It does, however, involve the inhibition of the self. You have to suppress your own thoughts, your own biases, your own beliefs that interfere with your ability to understand other people. The notions of encapsulation and quarantine are meant to communicate this inhibition of the self.

This post, therefore, will be spent explicating these terms, and explaining their effects. I am going to describe the process of simulating another mind as the encapsulation of another mind followed by the diffusion of that mind into your own mind. With the notion of diffusion I am trying to explain how after encapsulating another person's thought/experience, we can transform it into synthetic experience that effects our own thought and behavior.

In short, this is all about explaining how synthetic experience, acquired from simulations of past thought, which requires a degree of inhibition of the self, can ultimately transform the self by diffusing the encapsulated synthetic experience throughout your mind.

Collingwood on Encapsulation as the Enrichment of the Self
Well Collingwood's uses the term encapsulation to explain the process of reenacting past thoughts. When we have successfully understood past thought we encapsulate it in our own minds, in our present context. I experience the word encapsulation in a very visual way. It is an image for me, in which the mind is a space filled with a sort of substance, filled with thought. And the process of encapsulation literally forms a circle around this special type of thought we are thinking. It encases past thought inside our own minds. We can only understand history by subjectively recreating past thought in our own minds. We are attempting to understand other people's minds, and Collingwood (and Godldman and Searle) say this can only be accomplished by rethinking their thoughts for ourselves.

Thus encapsulation involves a certain amount of inhibition of the self. We have to suppress our own biases and make it so that our minds can adopt a highly specific form of thought within the context of our own thought. Here is a quotation from Collingwood where he explains how we have to change ourselves into understand history.
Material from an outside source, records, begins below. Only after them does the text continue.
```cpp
extern "C" int srk_image_ssim(const srk_ssim_args* a, srk_stream_t stream) {
  SRK_CHECK_ARG(a && a->x && a->y && a->sums, "srk_image_ssim: null pointer");
  SRK_CHECK_ARG(a->N > 0 && a->C > 0 && (long long)a->N * a->C <= 65535 && a->pool >= 1 && a->sigma > 0.f, "srk_image_ssim: bad sizes");
  const int Hp = a->H / a->pool, Wp = a->W / a->pool;
  SRK_CHECK_ARG(Hp >= 11 && Wp >= 11, "srk_image_ssim: image %dx%d (pooled %dx%d) is smaller than the 11x11 window", a->H, a->W, Hp, Wp);
  const int tilesX = (Wp - 10 + 15) / 16, tilesY = (Hp - 10 + 15) / 16;
  hipLaunchKernelGGL(ssim_kernel, dim3((unsigned)(tilesX * tilesY), (unsigned)(a->N * a->C)), dim3(256), 0,
                     reinterpret_cast<hipStream_t>(stream), *a, tilesX, Hp, Wp);
  SRK_LAUNCH_CHECK();
  return 0;
}

extern "C" int srk_sample_patches(const srk_patch_args* a, srk_stream_t stream) {
  SRK_CHECK_ARG(a && a->table && a->lr_out && a->hr_out, "srk_sample_patches: null pointer");
  SRK_CHECK_ARG(a->N > 0 && a->N <= 65535 && a->C > 0 && a->C <= 4 && a->patch_lr > 0 && a->scale > 0, "srk_sample_patches: bad sizes");
  const int total = a->patch_lr * a->patch_lr * (1 + a->scale * a->scale);
  int gx = (total + 255) / 256;
  if (gx > 64) gx = 64;
  hipLaunchKernelGGL(patch_kernel, dim3(gx, a->N), dim3(256), 0, reinterpret_cast<hipStream_t>(stream), *a);
  SRK_LAUNCH_CHECK();
  return 0;
}

extern "C" int srk_image_sse(const srk_sse_args* a, srk_stream_t stream) {
  SRK_CHECK_ARG(a && a->sr && a->hr && a->sse, "srk_image_sse: null pointer");
  SRK_CHECK_ARG(a->N > 0 && a->N <= 65535 && a->C > 0 && a->H > 2 * a->shave && a->W > 2 * a->shave && a->shave >= 0, "srk_image_sse: bad sizes");
  SRK_CHECK_ARG(!a->luma || a->C == 3, "srk_image_sse: luma needs 3 channels");
  const long long npix = (long long)(a->H - 2 * a->shave) * (a->W - 2 * a->shave);
  long long gx = (npix + 255) / 256;
  if (gx > 512) gx = 512;
  hipLaunchKernelGGL(sse_kernel, dim3((unsigned)gx, a->N), dim3(256), 0, reinterpret_cast<hipStream_t>(stream), *a);
  SRK_LAUNCH_CHECK();
  return 0;
}
```

### sr-pytorch-lightning_amd/ops.py

```python
import weakref

import torch

from . import _lib as L
from .packing import *
from .packing import _DT, _TLS, _f32c, _group_for, _knob, _need_gpu, _ptr, _roundup, _stream, _tok


def _pitch(t):
    n, h, w, c = t.shape
    p = t.stride(2) if w > 1 else (t.stride(1) if h > 1 else (t.stride(0) if n > 1 else c))
    if w > 1 and h > 1:
        assert t.stride(1) == w * p, "NHWC view must be dense in W"
    if h > 1 and n > 1:
        assert t.stride(0) == h * w * p, "NHWC view must be dense in H"
    assert c == 1 or t.stride(3) == 1, "channels must be innermost"
    return p


_ADDR_LIMIT = 0x7fff0000


def _batch_chunks(n, *tensors):
    worst = 0
# ... 346 lines not shown

    @staticmethod
    def forward(ctx, x, w, b, sub, ps_r, dtype):
        _need_gpu(x)
        cout, cin, k, _ = w.shape
        n, c, h, wd = x.shape
        r = ps_r if ps_r > 1 else 1
        xu = unfold_raw(x, sub, k, dtype)
        pk = _pack_head(w, b, dtype)
        out = torch.empty((n, cout // (r * r), h * r, wd * r), dtype=torch.float32, device=x.device)
        conv_raw(xu, pk, N=n, H=h, W=wd, Cin=xu.shape[3], Cout=cout, out=out, out_mode=L.OUT_PLANAR, ps_r=ps_r)
        ctx.save_for_backward(xu, w)
        ctx.cfg = (ps_r, b is not None)
        return out

    @staticmethod
    def backward(ctx, g):
        xu, w = ctx.saved_tensors
        ps_r, has_b = ctx.cfg
        n, h, wd, kp = xu.shape
        gw = gb = None
        if ctx.needs_input_grad[1] or ctx.needs_input_grad[2]:
            dy = to_nhwc(g, xu.dtype, ps_r=ps_r)
            gw, gb = wgrad_raw(xu, dy, N=n, H=h, W=wd, Cin=kp, Cout=dy.shape[3], k=1, w_shape=tuple(w.shape),
                               want_bias=has_b)
            gw = gw if ctx.needs_input_grad[1] else None
        return None, gw, gb, None, None, None


def skip_conv(x, w, b, sub, ps_r, dtype):
    return SkipConvFn.apply(x, w, b, sub, int(ps_r), dtype)


_HR_COLLAPSE = _knob("SRK_NO_HR_COLLAPSE", "0") != "1"


def hr_tail_ok(x, wu, wt, ps_r):
    if not _HR_COLLAPSE or int(ps_r) != 2 or x.dtype not in (torch.bfloat16, torch.float16):
        return False
    cu, ci, ku, _ = wu.shape
    o, c, kt, _ = wt.shape
    if ku != 3 or kt != 3 or cu != 4 * c or ci != 64 or x.shape[3] != 64 or not 1 <= o <= 4:
        return False
    n, h, w, _ = x.shape
    return n > 0 and max(h, w) <= 512 and x.numel() * 2 < _ADDR_LIMIT and n * o * 4 * h * w < (1 << 31)


def _hr_bufs(o, ci, dev):
    f32 = torch.float32
    return dict(weff=torch.empty((4 * o, ci, 5, 5), dtype=f32, device=dev), beff=torch.empty(4 * o, dtype=f32, device=dev),
                wedge=torch.empty((4, 2 * o, ci, 5), dtype=f32, device=dev), bedge=torch.empty((4, 2 * o), dtype=f32, device=dev),
                wcor=torch.empty((4, o, ci), dtype=f32, device=dev), bcor=torch.empty((4, o), dtype=f32, device=dev))


class HrTailFn(torch.autograd.Function):

    @staticmethod
    def _args(x, wu, bu, wt, bt, bufs, **kw):
        n, h, w, _ = x.shape
        o, c = wt.shape[0], wt.shape[1]
        return L.HrTailArgs(wt=wt.data_ptr(), bt=_ptr(bt), wu=wu.data_ptr(), bu=_ptr(bu), O=o, C=c, Ci=wu.shape[1],
                            weff=bufs["weff"].data_ptr(), beff=bufs["beff"].data_ptr(), wedge=bufs["wedge"].data_ptr(),
                            bedge=bufs["bedge"].data_ptr(), wcor=bufs["wcor"].data_ptr(), bcor=bufs["bcor"].data_ptr(),
                            x=x.data_ptr(), x_pitch=_pitch(x), N=n, H=h, W=w, dtype=_DT[x.dtype], **kw)

    @staticmethod
    def forward(ctx, x, wu, bu, wt, bt, post_add):
        _need_gpu(x)
        n, h, w, ci = x.shape
        o = wt.shape[0]
        dev, f32 = x.device, torch.float32
        wu_, wt_ = _f32c(wu), _f32c(wt)
        bu_, bt_ = (None if bu is None else _f32c(bu)), (None if bt is None else _f32c(bt))
        bufs = _hr_bufs(o, ci, dev)
        L.call("srk_hrtail_collapse", HrTailFn._args(x, wu_, bu_, wt_, bt_, bufs), _stream())
        pk = pack_conv(bufs["weff"], bufs["beff"], x.dtype, cache=False)
        out = torch.empty((n, o, 2 * h, 2 * w), dtype=f32, device=dev)
        conv_raw(x, pk, N=n, H=h, W=w, Cin=ci, Cout=4 * o, out=out, out_mode=L.OUT_PLANAR, ps_r=2, post_add=post_add)
        L.call("srk_hrtail_edge_fwd", HrTailFn._args(x, wu_, bu_, wt_, bt_, bufs, out=out.data_ptr()), _stream())
        ctx.save_for_backward(x, wu_, wt_, *( [bu_] if bu_ is not None else []))
        ctx.has = (bu is not None, bt is not None)
        ctx.bufs = bufs
        ctx.wb = (wu, bu, wt, bt)
        return out

    @staticmethod
    def backward(ctx, g):
        x, wu_, wt_ = ctx.saved_tensors[:3]
        has_bu, has_bt = ctx.has
        bu_ = ctx.saved_tensors[3] if has_bu else None
        bufs = ctx.bufs
        n, h, w, ci = x.shape
        o, c = wt_.shape[0], wt_.shape[1]
        dev, f32 = x.device, torch.float32
        g = _f32c(g)
        st = _stream()
        g12 = to_nhwc(g, x.dtype, ps_r=2)
        need_x = ctx.needs_input_grad[0]
        need_w = any(ctx.needs_input_grad[1:5])
        gx = None
        if need_x:
            pkd = pack_conv(bufs["weff"], None, x.dtype, dgrad=True, cache=False)
            gx = torch.empty_like(x)
            conv_raw(g12, pkd, N=n, H=h, W=w, Cin=g12.shape[3], Cout=ci, out=gx, use_bias=False)
            L.call("srk_hrtail_edge_bwd_x", HrTailFn._args(x, wu_, bu_, wt_, None, bufs, g=g.data_ptr(), dx=gx.data_ptr(), dx_pitch=_pitch(gx)), st)
        gwu = gbu = gwt = gbt = None
        if need_w:
            r, r0 = wgrad_raw(x, g12, N=n, H=h, W=w, Cin=ci, Cout=g12.shape[3], k=5, w_shape=(4 * o, ci, 5, 5), want_bias=True)
            red = dict(eedge=torch.empty((4, 2 * o, ci, 5), dtype=f32, device=dev), e0=torch.empty((4, 2 * o), dtype=f32, device=dev),
                       ecor=torch.empty((4, o, ci), dtype=f32, device=dev), k0=torch.empty((4, o), dtype=f32, device=dev))
            scratch = torch.empty(int(L.load().srk_hrtail_scratch_floats(n, ci)), dtype=f32, device=dev)
            ptrs = {k: v.data_ptr() for k, v in red.items()}
            L.call("srk_hrtail_edge_bwd_w", HrTailFn._args(x, wu_, bu_, wt_, None, bufs, g=g.data_ptr(), scratch=scratch.data_ptr(), **ptrs), st)
            pu, pbu, pt, pbt = ctx.wb
            gwu, gwt = (route(p, shape, dev, slice=p.dtype == f32, buffer=True).out for p, shape in ((pu, tuple(wu_.shape)), (pt, tuple(wt_.shape))))
            gbu = route(pbu, (4 * c,), dev, slice=pbu.dtype == f32, buffer=True).out if has_bu else None
            gbt = route(pbt, (o,), dev, slice=pbt.dtype == f32, buffer=True).out if has_bt else None
            L.call("srk_hrtail_expand", HrTailFn._args(x, wu_, bu_, wt_, None, bufs, r=r.data_ptr(), r0=r0.data_ptr(), dwt=gwt.data_ptr(),
                                                       dbt=_ptr(gbt), dwu=gwu.data_ptr(), dbu=_ptr(gbu), **ptrs), st)
        return gx, gwu, gbu, gwt, gbt, None


def hr_tail(x, wu, bu, wt, bt, *, post_add=None):
    return HrTailFn.apply(x, wu, bu, wt, bt, post_add)


class ConvChainFn(torch.autograd.Function):

    @staticmethod
    def forward(ctx, x, scale, relus, *params):
        _need_gpu(x)
        L_ = len(relus)
        ws, bs = params[0::2], params[1::2]
        n, h, wd, _ = x.shape
        acts = [x]
        bits = []
        a = x
        paired = L_ == 2 and tuple(relus) == (True, False) and pair_ok(x, ws[0], ws[1])
        if paired:
            y1 = torch.empty_like(x)
            a = conv_pair_raw(x, pack_conv(ws[0], bs[0], x.dtype), pack_conv(ws[1], bs[1], x.dtype), out=torch.empty_like(x),
                              relu_mid=True, mid=y1, scale_out=scale, res=x)
            acts.append(y1)
        for i in range(0 if paired else L_):
            w = ws[i]
            cout, cin, k, _ = w.shape
            pk = pack_conv(w, bs[i], x.dtype)
            out = torch.empty((n, h, wd, pad16(cout)), dtype=x.dtype, device=x.device)
            last = i == L_ - 1
            conv_raw(a, pk, N=n, H=h, W=wd, Cin=a.shape[3], Cout=out.shape[3], out=out, relu=relus[i],
                     scale=scale if last else 1.0, res=x if last else None,
                     relu_bits="want" if (relus[i] and not last and ctx.needs_input_grad[0]) else None)
            a = out
            if not last:
                acts.append(a)
                bits.append(out.__dict__.pop("_srk_bits", None))
        ctx.bits = bits
        ctx.save_for_backward(*acts, *ws)
        ctx.cfg = (scale, tuple(relus), tuple(b is not None for b in bs))
        ctx.wb = (tuple(ws), tuple(bs))
        ctx.pg = _tok()
        return a

    @staticmethod
    def backward(ctx, g):
        scale, relus, has_b = ctx.cfg
        L_ = len(relus)
        acts, ws = ctx.saved_tensors[:L_], ctx.saved_tensors[L_:]
        g = g.contiguous()
        n, h, wd, _ = g.shape
        grads = [None] * (2 * L_)
        dy = g
        paired = L_ == 2 and relus == (True, False) and pair_ok(g, ws[0], ws[1])
        if paired:
            x, y1 = acts
            g1 = torch.empty_like(g)
            gx = conv_pair_raw(g, pack_conv(ws[1], None, g.dtype, dgrad=True, token=ctx.pg),
                               pack_conv(ws[0], None, g.dtype, dgrad=True, token=ctx.pg), out=torch.empty_like(g),
                               scale_mid=scale, mask=y1, mid=g1, res=g, use_bias=False)
            for i, (a_in, d, sc) in enumerate(((x, g1, 1.0), (y1, g, scale))):
# ... 751 lines not shown
```

### sr-pytorch-lightning_amd/ops_metrics.py

```python
import ctypes
import os

import torch

from . import _lib as L
from .ops import _f32c, _need_gpu, _stream


def image_sse(sr, hr, *, luma=False, shave=0):
    _need_gpu(sr)
    n, c, h, w = sr.shape
    s32, h32 = _f32c(sr), _f32c(hr)
    sse = torch.zeros(n, dtype=torch.float64, device=sr.device)
    a = L.SseArgs(sr=s32.data_ptr(), hr=h32.data_ptr(), N=n, C=c, H=h, W=w, luma=int(luma), shave=int(shave), sse=sse.data_ptr())
    L.call("srk_image_sse", a, _stream())
    count = (h - 2 * shave) * (w - 2 * shave) * (1 if luma else c)
    return sse, count


def psnr(sr, hr, *, luma=False, shave=0, eps=1e-8):
    sse, count = image_sse(sr, hr, luma=luma, shave=shave)
    return (10.0 * torch.log10(1.0 / (sse / count + eps))).mean().float()


def ssim(x, y, *, sigma=1.5, k1=0.01, k2=0.03):
    _need_gpu(x)
    xs, ys = _f32c(x), _f32c(y)
    n, c, h, w = xs.shape
    f = max(1, round(min(h, w) / 256))
    sums = torch.zeros(n * c, dtype=torch.float64, device=xs.device)
    a = L.SsimArgs(x=xs.data_ptr(), y=ys.data_ptr(), N=n, C=c, H=h, W=w, pool=f, sigma=float(sigma), k1=float(k1), k2=float(k2),
                   sums=sums.data_ptr())
    L.call("srk_image_ssim", a, _stream())
    count = (h // f - 10) * (w // f - 10)
    return (sums / count).mean().float()


MS_SSIM_WEIGHTS = (0.0448, 0.2856, 0.3001, 0.2363, 0.1333)
MS_SSIM_MIN_SIZE = (11 - 1) * 2 ** (len(MS_SSIM_WEIGHTS) - 1) + 1


def ms_ssim_check(x, y):
    if x.dim() != 4 or tuple(x.shape) != tuple(y.shape):
        raise ValueError(f"ms_ssim expects two N x C x H x W tensors of one shape, got {tuple(x.shape)} and {tuple(y.shape)}")
    if min(x.shape[-2:]) < MS_SSIM_MIN_SIZE:
        raise ValueError(f"Invalid size of the input images, expected at least {MS_SSIM_MIN_SIZE}x{MS_SSIM_MIN_SIZE}.")


def _ms_ssim_launch(x, y, sigma, k1, k2):
    _need_gpu(x)
    ms_ssim_check(x, y)
    xs, ys = _f32c(x), _f32c(y)
    n, c, h, w = xs.shape
    lib = L.load()
    first = (ctypes.c_int * (len(MS_SSIM_WEIGHTS) + 1))()
    tiles = lib.srk_ms_ssim_tiles(h, w, first)
    pyr = lib.srk_ms_ssim_workspace_bytes(n, c, h, w)
    if tiles <= 0 or pyr < 0:
        raise RuntimeError(f"srk_ms_ssim refused the sizes {tuple(xs.shape)}")
    ws = torch.empty(pyr + n * c * tiles * 16, dtype=torch.uint8, device=xs.device)
    out = torch.empty((), dtype=torch.float32, device=xs.device)
    w0, w1, w2, w3, w4 = MS_SSIM_WEIGHTS
    a = L.MsSsimArgs(x=xs.data_ptr(), y=ys.data_ptr(), workspace=ws.data_ptr(), partials=ws.data_ptr() + pyr, out=out.data_ptr(),
                     N=n, C=c, H=h, W=w, sigma=float(sigma), k1=float(k1), k2=float(k2), w0=w0, w1=w1, w2=w2, w3=w3, w4=w4)
    L.call("srk_ms_ssim", a, _stream())
    return out, ws[pyr:].view(torch.float64).view(n * c, tiles, 2), list(first)


def ms_ssim(x, y, *, sigma=1.5, k1=0.01, k2=0.03):
    return _ms_ssim_launch(x, y, sigma, k1, k2)[0]


def ms_ssim_levels(x, y, *, sigma=1.5, k1=0.01, k2=0.03):
    out, part, first = _ms_ssim_launch(x, y, sigma, k1, k2)
    n, c, h, w = x.shape
    hs, ws = [h], [w]
    for _ in range(len(MS_SSIM_WEIGHTS) - 1):
        p = max(hs[-1] % 2, ws[-1] % 2)
        hs.append((hs[-1] + p) // 2)
        ws.append((ws[-1] + p) // 2)
    cs, ss = [], []
    for k in range(len(MS_SSIM_WEIGHTS)):
        s = part[:, first[k]:first[k + 1]].sum(dim=1) / ((hs[k] - 10) * (ws[k] - 10))
        ss.append(s[:, 0].view(n, c))
        cs.append(s[:, 1].view(n, c))
    return out, torch.stack(cs), torch.stack(ss)


class L1LossFn(torch.autograd.Function):

    @staticmethod
    def forward(ctx, sr, hr):
        _need_gpu(sr)
        s, h = _f32c(sr), _f32c(hr)
        n = s.numel()
        sign = torch.empty(n, dtype=torch.int8, device=s.device)
        nb = L.load().srk_l1_blocks(n)
        partial = torch.empty(nb, dtype=torch.float64, device=s.device)
        a = L.L1Args(sr=s.data_ptr(), hr=h.data_ptr(), n=n, sign=sign.data_ptr(), partial=partial.data_ptr(), gout=0, scale=0.0, grad=0)
        L.call("srk_l1_loss_fwd", a, _stream())
        ctx.save_for_backward(sign)
        ctx.shape = tuple(sr.shape)
        out = torch.empty((), dtype=torch.float32, device=s.device)
        L.check(L.load().srk_l1_loss_mean(partial.data_ptr(), nb, n, out.data_ptr(), _stream()), "srk_l1_loss_mean")
        return out

    @staticmethod
    def backward(ctx, g):
        (sign,) = ctx.saved_tensors
        n = sign.numel()
        gout = g.detach().float().contiguous()
        grad = torch.empty(ctx.shape, dtype=torch.float32, device=sign.device)
        a = L.L1Args(sr=0, hr=0, n=n, sign=sign.data_ptr(), partial=0, gout=gout.data_ptr(), scale=1.0 / n, grad=grad.data_ptr())
        L.call("srk_l1_loss_bwd", a, _stream())
        return grad, None


def l1_loss(sr, hr):
    if hr.requires_grad or sr.numel() == 0:
        return torch.nn.functional.l1_loss(sr, hr)
    return L1LossFn.apply(sr, hr)
```

Measured before the change: 47980 LR patches/s.

## Fuse L1 loss backward with pixel-shuffle NHWC repack of the HR-tail gradient

The L1 backward kernel now also writes the gradient directly in the 16-bit pixel-unshuffled NHWC layout that the HR-tail backward needs. The tensors are tagged through __dict__, so the HR-tail backward can reuse that buffer and skip its separate to_nhwc conversion pass over the fp32 gradient. This removes one full read of the HR-resolution gradient and one kernel launch. The cost is cross-op coupling through tensor attributes, version checks and weakrefs, plus guards for hooks and retained grads.

Result: no change. 48210 LR patches/s (median of 6 runs) (+0.5%).

```diff
diff --git a/include/srk.h b/include/srk.h
--- a/include/srk.h
+++ b/include/srk.h
@@ -277,10 +277,14 @@
   const float* gout;
   float scale;
   float* grad;
+  void* g12;
+  int B, O, H, W;
+  int dtype;
 } srk_l1_args;
 int srk_l1_blocks(long long n);
 int srk_l1_loss_fwd(const srk_l1_args* a, srk_stream_t stream);
 int srk_l1_loss_bwd(const srk_l1_args* a, srk_stream_t stream);
+int srk_l1_loss_bwd_ps(const srk_l1_args* a, srk_stream_t stream);
 int srk_l1_loss_mean(const double* partial, int nb, long long n, float* out, srk_stream_t stream);
 
 #define SRK_FLIP_TABLE_FLOATS 176
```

He says "the mere fact that someone has expressed his thoughts in writing, and that we possess his works, does not enable us to understand his thoughts. In order that we may be able to do so, we must come to the reading of them prepared with an experience sufficiently like his own to make those thoughts organic to it" (300). We have to craft ourselves in order to understand the past. In order to understand other people.

I believe that the process of inhibiting yourself, and thus enabling to make yourself think differently, can have very positive benefits. The three most important ones I can think of are 1. self-knowledge, and 2. an ability to transform your own thought, 3. increased capacity for empathy 4. it can help us exercise more freedom by freeing us from historical limitations of thought. Indeed, I have found four Collingwood quotations in which he says that reenactment of past thought can both provide us with self-knowledge, give us a chance to transform ourselves, and can make us more empathic. Thus, inhibition of the self as enrichment of the self.

In this next quotation Collingwood says that reenacting past thoughts is ultimately a form of self-knowledge. He says that the subjective nature of reenactment means it has a positive effect on the reenactor, by providing him with self-knowledge.
"And because this act is subjectivity... or experience, it can be studied only in its own subjective being, that is, by the thinker whose activity or experience it is. This study is not mere experience or consciousness, not even mere self-consciousness: it is self-knowledge. Thus the act of thought in becoming subjective does not cease to be objective; it is the object of a self-knowledge which differs from mere consciousness in being self-consciousness or awareness, and differs from being mere self-consciousness in self self-knowledge: the critical study of one's own thought, not the mere awareness of that thought as one's own" (292).

The self-knowledge described by Collingwood can also be seen in this next quotation. He says that the self-knowledge comes about by discovering the abilities and limitations of our thought. He also says, however, that we may be able to transform ourselves and overcome the limitations of our thought: "It thus may be said that historical inquiry revels to the historian the powers of his own mind. Since all he can know historically is thoughts that he can re-think for himself, the fact of his coming to know them shows him that his mind is able (or by the very effort of studying them has become able) to think in these ways. And conversely, whenever he finds certain historical matters unintelligible, he has discovered a limitation of his own mind; he has discovered that there are certain ways in which he is not, or no longer, or not yet, able to think" (218)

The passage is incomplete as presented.